Me: And this is my house
Friend: What’s upstairs?
Me: Stairs don’t talk
The superstition where you hold your breath as you drive past a cemetery sounds like a ploy by Big Cemetery to fill more cemeteries.
Me: So I’ll see you Friday?
Friend: I can’t wait!
Me: FINE THEN FORGET IT
*goes into Lowe’s for a can of paint*
*leaves with $200 worth of Girl Scout cookies*
*accidentally makes crinkling noise.
I bought a reusable straw so now I go by Captain Planet.
No thanks Facebook Live, if I wanted to see people doing stupid things in real time I’d just go visit my family.
I’m a professional burglar. I’ve always been careful to not shit on my own doorstep and have made a point of leaving my neighbours alone. This is not made easier by the local Whatsapp group where people regularly state their holiday dates to everyone
I was at the library, when people began throwing Stephen King novels around.
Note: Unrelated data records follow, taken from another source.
# MJavaadAkhtar/GCN-max-cut

Hardware: AMD Instinct MI355X
Metric: training epochs/sec (n=1000 d=7 graphs) (higher is better)
Workload: dtype f32; 1 GPU; 160 x n=1000 d=7 regular graphs per GPU (BASELINE configs[3] on one GPU; 160 graphs per step), GCN 1000->500->3, batched steps, Adam lr 1e-3; graphs_per_gpu=160, rows_per_gpu=160000, nnz_per_gpu=1120000, hidden_dim=500, mode=batched, epoch_graphs=160, parallelism=single

## Files before the change

gcn-max-cut_amd/csrc/api.hip:

```cpp
#include "launchers.h"
#include <stdlib.h>

namespace {

int g_fuse = -1;
bool fuse_enabled() {
    if (g_fuse < 0) {
        g_fuse = 1;
#ifdef GMC_TUNING
        const char *e = getenv("GMC_FUSE");
        if (e && e[0] == '0') g_fuse = 0;
#endif
    }
    return g_fuse != 0;
}

struct Plan {
    int fs;
    bool fused;
    bool head_in_bwd;
    int zparts;
    int slices;
    int chunks;
};

Plan plan(const gmc_batch *b, int F, float dropout_p, bool fuse, bool train_step, bool dense = false,
          bool hard_loss = true) {
    Plan p{};
    p.zparts = 1;
    if (dense) return p;
    const bool dropout = dropout_p > 0.f;
    const GmcLdsGeom g = gmc_lds_geometry(b, F);
    bool lds = g.fits && !(g.ovf && (!fuse || dropout));
#ifdef GMC_TUNING
    static const bool forced_rows = [] {
        const char *e = getenv("GMC_SPMM_ALGO");
        return e && e[0] == 'r';
    }();
    if (forced_rows) lds = false;
#endif
    if (!lds) return p;
    p.fs = g.fs;
    p.slices = g.slices;
    p.chunks = gmc_dw1_chunks(b->B, true, g.slices);
    p.fused = fuse && !dropout;
    if (!dropout) p.zparts = gmc_lds_groups(b, F);
    p.head_in_bwd = train_step && hard_loss && p.fused && p.chunks == 1 && gmc_bwd1_takes_head(b);
    return p;
}

struct Workspace {
    Plan plan;
    long ld;
    float *T0;
    float *H;
    float *Z0;
    float *GY2;
    float *part;
    float *db2part;
    float *dw1part;
    float *W2s;
    size_t bytes;
};

bool dropout_on(const gmc_model *m) { return m->dropout_p > 0.f; }
int loss_kind_of(const gmc_model *m) { return (m->flags & GMC_MODEL_LOSS_EXPECTED) ? GMC_LOSS_EXPECTED_CUT : GMC_LOSS_CUT; }
unsigned long long dropout_seed(const gmc_model *m) { return ((unsigned long long)m->dropout_seed_hi << 32) | m->dropout_seed_lo; }

size_t align_up(size_t x) { return (x + 255) & ~(size_t)255; }

Workspace carve(const gmc_batch *b, const gmc_model *m, int training, void *base, bool train_step = false,
                bool dense = false) {
    Workspace w{};
    size_t off = 0;
    auto take = [&](size_t floats) {
        float *p = base ? reinterpret_cast<float *>(static_cast<char *>(base) + off) : nullptr;
        off += align_up(floats * sizeof(float));
        return p;
    };
// ... 18 lines not shown
    return w;
}

int check(const gmc_batch *b, const gmc_model *m, bool dense = false) {
    if (!b || !m) return GMC_ERR_NULL;
    if (b->abi != GMC_VERSION || m->abi != GMC_VERSION) return GMC_ERR_ABI;
    if (!b->goff || !b->rowptr || !b->gcol || !b->lcol || !b->dinv) return GMC_ERR_NULL;
    if (!m->W1 || !m->b1 || !m->W2 || !m->b2) return GMC_ERR_NULL;
    if (m->K != 3) return GMC_ERR_CLASSES;
    if (b->B < 0 || b->R < 0 || b->nnz < 0 || m->N <= 0 || m->F <= 0) return GMC_ERR_SHAPE;
    if (m->F % 4 || m->F > GMC_MAX_HIDDEN) return GMC_ERR_UNSUPPORTED;
    if (!(m->dropout_p >= 0.f && m->dropout_p < 1.f)) return GMC_ERR_SHAPE;
    if (m->W1_slab && !gmc_aligned16(m->W1_slab)) return GMC_ERR_ALIGN;
    if (b->B > 0 && (b->n_max < 3 || b->n_max > GMC_MAX_GRAPH_NODES)) return GMC_ERR_GRAPH_SIZE;
    if (!dense && b->n_max > m->N) return GMC_ERR_SHAPE;
    return GMC_OK;
}
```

I could not figure out why. Then IT hit me.
Me: You always see zombies eating people but we never see them needing a poop afterwards. Where does the food go?
Therapist: Please. Just stop talking.
Diarrhea awareness week starts today. Runs through Sunday.
Waiter: would you like a lobster bib
Me: [imagining how tiny and cute that would be] obviously
They told me it was love at first sight during their divorce proceedings.